_ASSIGNMENT:_
Below are records; transcribe only the line with "self._red_planned = False" and those after it, through the last line, without any change.

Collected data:
"""

+    p.p_scale = prev_scale; p.p_shift = prev_shift; p.p_mean = prev_mean; p.p_invstd = prev_invstd; p.p_slope = prev_slope;
+    p.z_cs = z_cstride; p.dy_cs = dy_cstride; p.x_cs = d->in_cstride; p.dzo_cs = dz_cstride; p.pz_cs = prev_z_cstride;
+    p.Cin = d->Cin; p.Kpad = w.Kpad; p.Cout_pad = w.Cout_pad; p.ci_tiles = w.ci_tiles; p.chunk = w.chunk; p.M = w.M;
+    p.accumulate = accumulate ? 1 : 0;
+    p.inv_count = 1.0f / (float)w.M;
+    const dim3 grid(w.blocks), block(256);
+    const bool nt = (long long)w.M * d->Cin * 2 >= nt_out_min_bytes();
+    if (prev_z) return nt ? launch_kernel<bneck_bwd_kernel<true, true>>(grid, block, BQ_LDS, stream, p)
+                          : launch_kernel<bneck_bwd_kernel<true, false>>(grid, block, BQ_LDS, stream, p);
+    return nt ? launch_kernel<bneck_bwd_kernel<false, true>>(grid, block, BQ_LDS, stream, p)
+              : launch_kernel<bneck_bwd_kernel<false, false>>(grid, block, BQ_LDS, stream, p);
+}
+
+}
diff --git a/rotate-yolov3_amd/csrc/conv_common.h b/rotate-yolov3_amd/csrc/conv_common.h
--- a/rotate-yolov3_amd/csrc/conv_common.h
+++ b/rotate-yolov3_amd/csrc/conv_common.h
@@ -301,6 +301,13 @@
 int ryolo_mp_ablation_variant(int slot);
 #endif
 
+struct WgradWide128 {
+    int S, chunk, Kpad, Cout_pad, ci_tiles, M;
+    unsigned blocks;
+    size_t lds, part_bytes;
+};
+bool wgrad_wide128_geometry(const ryolo_conv_desc *d, int Cin_real, WgradWide128 *g);
+
 enum TuneKey { TUNE_CONV3X3 = 0, TUNE_CONV1X1, TUNE_RNMS_TILES, TUNE_MQ_KORDER, TUNE_BN_REDUCE_TILES, TUNE_STEM_DGRAD, TUNE_COUNT };
 const char *tune(TuneKey k);
 #ifdef RYOLO_MP_ABLATION
diff --git a/rotate-yolov3_amd/csrc/train.hip b/rotate-yolov3_amd/csrc/train.hip
--- a/rotate-yolov3_amd/csrc/train.hip
+++ b/rotate-yolov3_amd/csrc/train.hip
@@ -1,4 +1,5 @@
 #include "conv_common.h"
+#include "bn_bwd_elem.h"
 
 using namespace ryolo_detail;
 
@@ -313,25 +314,22 @@
         if (i >= total) return;
         const int c = (int)(i % cpr) * 8;
         const long long dp = stride / cpr;
-        float sc[8], sh[8], kb[8], kd[8];
-#pragma unroll
-        for (int e = 0; e < 8; e++) {
-            sc[e] = scale[c + e];
-            sh[e] = shift[c + e];
-            const float k = sc[e] * invstd[c + e] * s2[c + e] * inv_count;
-            kb[e] = -k;
-            kd[e] = k * mean[c + e] - sc[e] * s1[c + e] * inv_count;
-        }
+        BnBwdConst cc[8];
+#pragma unroll
+        for (int e = 0; e < 8; e++)
+            cc[e] = bn_bwd_const(scale[c + e], shift[c + e], mean[c + e], invstd[c + e], s1[c + e], s2[c + e], inv_count);
         auto one = [&](const bf16x8 &zv, const bf16x8 &gv) {
             bf16x8 o;
 #pragma unroll
             for (int e = 0; e < 8; e++) {
-                const float zf = (float)zv[e];
-                float g = (float)gv[e];
-                const float u = zf * sc[e] + sh[e];
-                if (ACT == 1 && u <= 0.f) g *= slope;
-                else if (ACT == 2) g *= mish_grad(u);
-                o[e] = (__bf16)(sc[e] * g + (kb[e] * zf + kd[e]));
+                if constexpr (ACT == 2) {
+                    const float zf = (float)zv[e];
+                    const float u = zf * cc[e].sc + cc[e].sh;
+                    const float g = (float)gv[e] * mish_grad(u);
+                    o[e] = (__bf16)(cc[e].sc * g + (cc[e].kb * zf + cc[e].kd));
+                } else {
+                    o[e] = bn_bwd_elem<ACT>(cc[e], zv[e], gv[e], slope);
+                }
             }
             return o;
         };
@@ -501,14 +499,15 @@
                            dslope, workspace, workspace_bytes, part, rows, stream_);
 }
 
-static int bn_act_bwd_impl(const void *z, int z_cstride, const void *dy, int dy_cstride, const float *scale, const float *shift,
-                           const float *mean, const float *invstd, int act, const float *slope, void *dz, int dz_cstride,
-                           long long npix, int C, float *dgamma, float *dbeta, float *dslope, void *workspace,
-                           size_t workspace_bytes, const float *pre_part, int pre_rows, void *stream_) {
+}
+
+namespace ryolo_detail {
+
+int bn_act_bwd_sums(const void *z, int z_cstride, const void *dy, int dy_cstride, const float *scale, const float *shift, const float *mean,
+                    const float *invstd, int act, const float *slope, long long npix, int C, float *dgamma, float *dbeta, float *dslope,
+                    void *workspace, size_t workspace_bytes, const float *pre_part, int pre_rows, hipStream_t stream, BnBwdSums *out) {
     if (!z || !dy || npix <= 0 || C <= 0 || (C & 7) || (z_cstride & 7) || (dy_cstride & 7) || !workspace) return RYOLO_EINVAL;
     if (workspace_bytes < (pre_part ? (size_t)3 * C * 4 : ryolo_bn_act_bwd_workspace_bytes(npix, C))) return RYOLO_EINVAL;
-    if (scale && (!shift || !mean || !invstd || !dz || (dz_cstride & 7))) return RYOLO_EINVAL;
-    hipStream_t stream = (hipStream_t)stream_;
     int nslab = pre_part ? pre_rows : (int)((npix + bwd_slab(npix) - 1) / bwd_slab(npix));
     float *part = pre_part ? const_cast<float *>(pre_part) : (float *)workspace;
     float *s1 = pre_part ? (float *)workspace : part + (size_t)nslab * 3 * C, *s2 = s1 + C, *s3 = s2 + C;
@@ -523,7 +522,7 @@
     int CT = 32;
     while (CT > 1 && CT > C / 8) CT >>= 1;
     if (act < 0 || act > 2) return RYOLO_EINVAL;
-    const bool nt_red = nt_pass(1, npix, C), nt_app = nt_pass(2, npix, C);
+    const bool nt_red = nt_pass(1, npix, C);
 #define RYOLO_BN_REDK(A) (nt_red ? bn_act_bwd_reduce_kernel<A, true> : bn_act_bwd_reduce_kernel<A, false>)
 #define RYOLO_BN_RED(A)                                                                                                   \
     hipLaunchKernelGGL(RYOLO_BN_REDK(A), dim3((C / 8 + CT - 1) / CT, nslab), dim3(256), 0, stream,             \
@@ -534,6 +533,27 @@
 #undef RYOLO_BN_RED
     hipLaunchKernelGGL(bn_act_bwd_finalize_kernel, dim3((C + 31) / 32), dim3(1024), 0, stream, part, nslab, C, s1, s2,
                        scale ? dgamma : nullptr, dbeta, dsl ? s3 : nullptr);
+    out->s1 = s1; out->s2 = s2; out->s3 = s3; out->dslope = dsl;
+    return ok_launch();
+}
+
+}
+
+extern "C" {
+
+static int bn_act_bwd_impl(const void *z, int z_cstride, const void *dy, int dy_cstride, const float *scale, const float *shift,
+                           const float *mean, const float *invstd, int act, const float *slope, void *dz, int dz_cstride,
+                           long long npix, int C, float *dgamma, float *dbeta, float *dslope, void *workspace,
+                           size_t workspace_bytes, const float *pre_part, int pre_rows, void *stream_) {
+    if (scale && (!shift || !mean || !invstd || !dz || (dz_cstride & 7))) return RYOLO_EINVAL;
+    hipStream_t stream = (hipStream_t)stream_;
+    BnBwdSums sm;
+    const int rc = bn_act_bwd_sums(z, z_cstride, dy, dy_cstride, scale, shift, mean, invstd, act, slope, npix, C, dgamma, dbeta, dslope, workspace,
+                                   workspace_bytes, pre_part, pre_rows, stream, &sm);
+    if (rc != RYOLO_OK) return rc;
+    const float *s1 = sm.s1, *s2 = sm.s2, *s3 = sm.s3;
+    float *dsl = sm.dslope;
+    const bool nt_app = nt_pass(2, npix, C);
 #define RYOLO_BN_APP(A)                                                                                                   \
     hipLaunchKernelGGL((nt_app ? bn_act_bwd_apply_kernel<A, true> : bn_act_bwd_apply_kernel<A, false>), dim3(grid_for(npix * (C / 8), 256, ELEM_BLOCKS)), dim3(256), 0, stream,                  \
                        (const __bf16 *)z, z_cstride, (const __bf16 *)dy, dy_cstride, scale, shift, mean, invstd, s1, s2,  \
diff --git a/rotate-yolov3_amd/csrc/wgrad.hip b/rotate-yolov3_amd/csrc/wgrad.hip
--- a/rotate-yolov3_amd/csrc/wgrad.hip
+++ b/rotate-yolov3_amd/csrc/wgrad.hip
@@ -1,42 +1,9 @@
 #include "conv_common.h"
+#include "wgrad_frag.h"
 
 using namespace ryolo_detail;
 
 namespace {
-
-typedef short s16x4 __attribute__((ext_vector_type(4)));
-typedef short s16x8 __attribute__((ext_vector_type(8)));
-
-__device__ __forceinline__ s16x4 lds_read_tr16(const char *addr) {
-#if defined(__HIP_DEVICE_COMPILE__)
-    return __builtin_amdgcn_ds_read_tr16_b64_v4i16((__attribute__((address_space(3))) s16x4 *)(addr));
-#else
-    return s16x4{0, 0, 0, 0};
-#endif
-}
-
-template <int T>
-__device__ __forceinline__ int wg_swz(int row) {
-    if (T >= 128) return (row & 3) | (((row >> 3) & 1) << 2);
-    if (T == 64) return ((row >> 1) & 1) | (((row >> 3) & 1) << 1);
-    return (row >> 3) & 1;
-}
-
-typedef int i32x4 __attribute__((ext_vector_type(4)));
-__device__ __forceinline__ i32x4 make_rsrc_words(const void *base, unsigned bytes) {
-    const unsigned long long a = (unsigned long long)base;
-    i32x4 r;
-    r[0] = __builtin_amdgcn_readfirstlane((int)(unsigned)a);
-    r[1] = __builtin_amdgcn_readfirstlane((int)(unsigned)(a >> 32));
-    r[2] = __builtin_amdgcn_readfirstlane((int)bytes);
-    r[3] = 0x00020000;
-    return r;
-}
-__device__ __forceinline__ void buffer_load_lds16_raw(i32x4 rsrc, unsigned lds_addr , int voffset) {
-#if defined(__HIP_DEVICE_COMPILE__)
-    asm volatile("s_mov_b32 m0, %0\n\ts_nop 0\n\tbuffer_load_dwordx4 %1, %2, 0 offen lds" ::"s"(lds_addr), "v"(voffset), "s"(rsrc) : "memory", "m0");
-#endif
-}
 
 constexpr int KP = 64;
 
@@ -1058,6 +1025,19 @@
 
 }
 
+namespace ryolo_detail {
+
+bool wgrad_wide128_geometry(const ryolo_conv_desc *d, int Cin_real, WgradWide128 *g) {
+    if (!wgrad_validate(d) || Cin_real <= 0 || Cin_real > d->Cin) return false;
+    const WgradPlan w = wgrad_plan(d, Cin_real);
+    if (w.kernel != WG_128x128 || w.co_tiles != 1 || w.tap_groups != 1) return false;
+    g->S = w.S; g->chunk = w.chunk; g->Kpad = w.Kpad; g->Cout_pad = w.Cout_pad; g->ci_tiles = w.ci_tiles; g->M = w.M;
+    g->blocks = w.blocks; g->lds = w.lds; g->part_bytes = w.part_bytes;
+    return true;
+}
+
+}
+
 extern "C" {
 
 #ifdef RYOLO_MP_ABLATION
diff --git a/rotate-yolov3_amd/csrc/wgrad_frag.h b/rotate-yolov3_amd/csrc/wgrad_frag.h
--- /dev/null
+++ b/rotate-yolov3_amd/csrc/wgrad_frag.h
@@ -0,0 +1,40 @@
+#pragma once
+#include "conv_common.h"
+
+namespace ryolo_detail {
+
+typedef short s16x4 __attribute__((ext_vector_type(4)));
+typedef short s16x8 __attribute__((ext_vector_type(8)));
+
+__device__ __forceinline__ s16x4 lds_read_tr16(const char *addr) {
+#if defined(__HIP_DEVICE_COMPILE__)
+    return __builtin_amdgcn_ds_read_tr16_b64_v4i16((__attribute__((address_space(3))) s16x4 *)(addr));
+#else
+    return s16x4{0, 0, 0, 0};
+#endif
+}
+
+template <int T>
+__device__ __forceinline__ int wg_swz(int row) {
+    if (T >= 128) return (row & 3) | (((row >> 3) & 1) << 2);
+    if (T == 64) return ((row >> 1) & 1) | (((row >> 3) & 1) << 1);
+    return (row >> 3) & 1;
+}
+
+typedef int i32x4 __attribute__((ext_vector_type(4)));
+__device__ __forceinline__ i32x4 make_rsrc_words(const void *base, unsigned bytes) {
+    const unsigned long long a = (unsigned long long)base;
+    i32x4 r;
+    r[0] = __builtin_amdgcn_readfirstlane((int)(unsigned)a);
+    r[1] = __builtin_amdgcn_readfirstlane((int)(unsigned)(a >> 32));
+    r[2] = __builtin_amdgcn_readfirstlane((int)bytes);
+    r[3] = 0x00020000;
+    return r;
+}
+__device__ __forceinline__ void buffer_load_lds16_raw(i32x4 rsrc, unsigned lds_addr , int voffset) {
+#if defined(__HIP_DEVICE_COMPILE__)
+    asm volatile("s_mov_b32 m0, %0\n\ts_nop 0\n\tbuffer_load_dwordx4 %1, %2, 0 offen lds" ::"s"(lds_addr), "v"(voffset), "s"(rsrc) : "memory", "m0");
+#endif
+}
+
+}
diff --git a/rotate-yolov3_amd/model/hip_train_ops.py b/rotate-yolov3_amd/model/hip_train_ops.py
--- a/rotate-yolov3_amd/model/hip_train_ops.py
+++ b/rotate-yolov3_amd/model/hip_train_ops.py
@@ -292,6 +292,25 @@
     _lib.check(_lib.lib().ryolo_conv2d_wgrad_partials(C.byref(d), x.data_ptr(), dz.data_ptr(), dz.stride(2), cin_real, grad.data_ptr(),
                                                       1 if accumulate else 0, ws.data_ptr(), ws.numel(), _s(x.device)),
                "ryolo_conv2d_wgrad_partials")
+
+
+def conv1x1_bwd_fused_rows(d):
+    return _lib.lib().ryolo_conv1x1_bwd_fused_rows(C.byref(d))
+
+
+def conv1x1_bwd_fused(d, z, dy, stats, slope, dgamma, dbeta, dslope, part, bn_ws, x, ws_w, packed_dgrad, ones, zeros, dx, accumulate, prev=None,
+                      dz_out=None):
+    n, h, w, c = z.shape
+    mean, invstd, scale, shift = stats
+    p = lambda t: t.data_ptr() if t is not None else None
+    pz, pstats, pslope, part_out = prev if prev is not None else (None, (None, None, None, None), None, None)
+    pmean, pinvstd, pscale, pshift = pstats
+    _lib.check(_lib.lib().ryolo_conv1x1_bwd_fused(
+        C.byref(d), z.data_ptr(), z.stride(2), dy.data_ptr(), dy.stride(2), scale.data_ptr(), shift.data_ptr(), mean.data_ptr(), invstd.data_ptr(),
+        slope.data_ptr(), p(dz_out), dz_out.stride(2) if dz_out is not None else 0, p(dgamma), p(dbeta), p(dslope), p(part),
+        part.shape[0] if part is not None else 0, bn_ws.data_ptr(), bn_ws.numel(), x.data_ptr(), ws_w.data_ptr(), ws_w.numel(), packed_dgrad.data_ptr(), ones.data_ptr(), zeros.data_ptr(), dx.data_ptr(),
+        1 if accumulate else 0, p(pz), pz.stride(2) if pz is not None else 0, p(pscale), p(pshift), p(pmean), p(pinvstd), p(pslope), p(part_out),
+        _s(z.device)), "ryolo_conv1x1_bwd_fused")
 
 
 def _dil(dil):
diff --git a/rotate-yolov3_amd/model/plan.py b/rotate-yolov3_amd/model/plan.py
--- a/rotate-yolov3_amd/model/plan.py
+++ b/rotate-yolov3_amd/model/plan.py
@@ -380,6 +380,19 @@
     return TrainPlan(shp, buffers, x, act, grd, forward, blocks, backward)
 
 
+def fused_bwd_blocks(tp, enabled=True):
+    out = {}
+    for b in tp.blocks:
+        b.pop('fused_bwd', None)
+        g = b['xin_g']
+        if not enabled or not b['bn'] or b['recompute'] or g is None or g.cs != g.C:
+            continue
+        rows = _query('ryolo_conv1x1_bwd_fused_rows', b['desc'])
+        if rows > 0:
+            b['fused_bwd'] = out[b['layer']] = rows
+    return out
+
+
 def reduce_fusion_pairs(tp):
     by = {b['layer']: b for b in tp.blocks}
     pairs = []
diff --git a/rotate-yolov3_amd/model/train_engine.py b/rotate-yolov3_amd/model/train_engine.py
--- a/rotate-yolov3_amd/model/train_engine.py
+++ b/rotate-yolov3_amd/model/train_engine.py
@@ -132,12 +132,17 @@
                         and readers[i] == [i + 1]):
                     b['head_k'] = k
         self.batch_reduce = os.environ.get('RYOLO_WGRAD_BATCH_REDUCE', '1') != '0'
+        self.bneck_bwd = self.bneck_bwd_enabled()
         self._wr_batches = {}
         self._ws_w_bytes = max(wgrad_ws, 256)
         self._ws_w = None
         self.ws_b = torch.empty(max(bn_ws, 256), dtype=torch.uint8, device=device)
 
         self.bplan = [(kind, i, pl, flags) for (kind, i, pl), (_, _, flags) in zip(reversed(fwd), tp.backward)]
+
+    @staticmethod
+    def bneck_bwd_enabled():
+        return os.environ.get('RYOLO_BNECK_BWD', '1') != '0'
 
     @staticmethod
     def _conv_attrs(m):
@@ -266,6 +271,7 @@
             self._wr_batches = {}
             torch.cuda.empty_cache()
             self.batch_reduce = False
+            self._red_planned = False
             self.reduce_fallback = "per-layer split-K reduces on one shared workspace (the per-layer workspaces did not fit: %s)" % str(e)[:120]
             self.g_bwd = None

"""

_ANSWER SPACE:_
+            self._red_planned = False
             self.reduce_fallback = "per-layer split-K reduces on one shared workspace (the per-layer workspaces did not fit: %s)" % str(e)[:120]
             self.g_bwd = None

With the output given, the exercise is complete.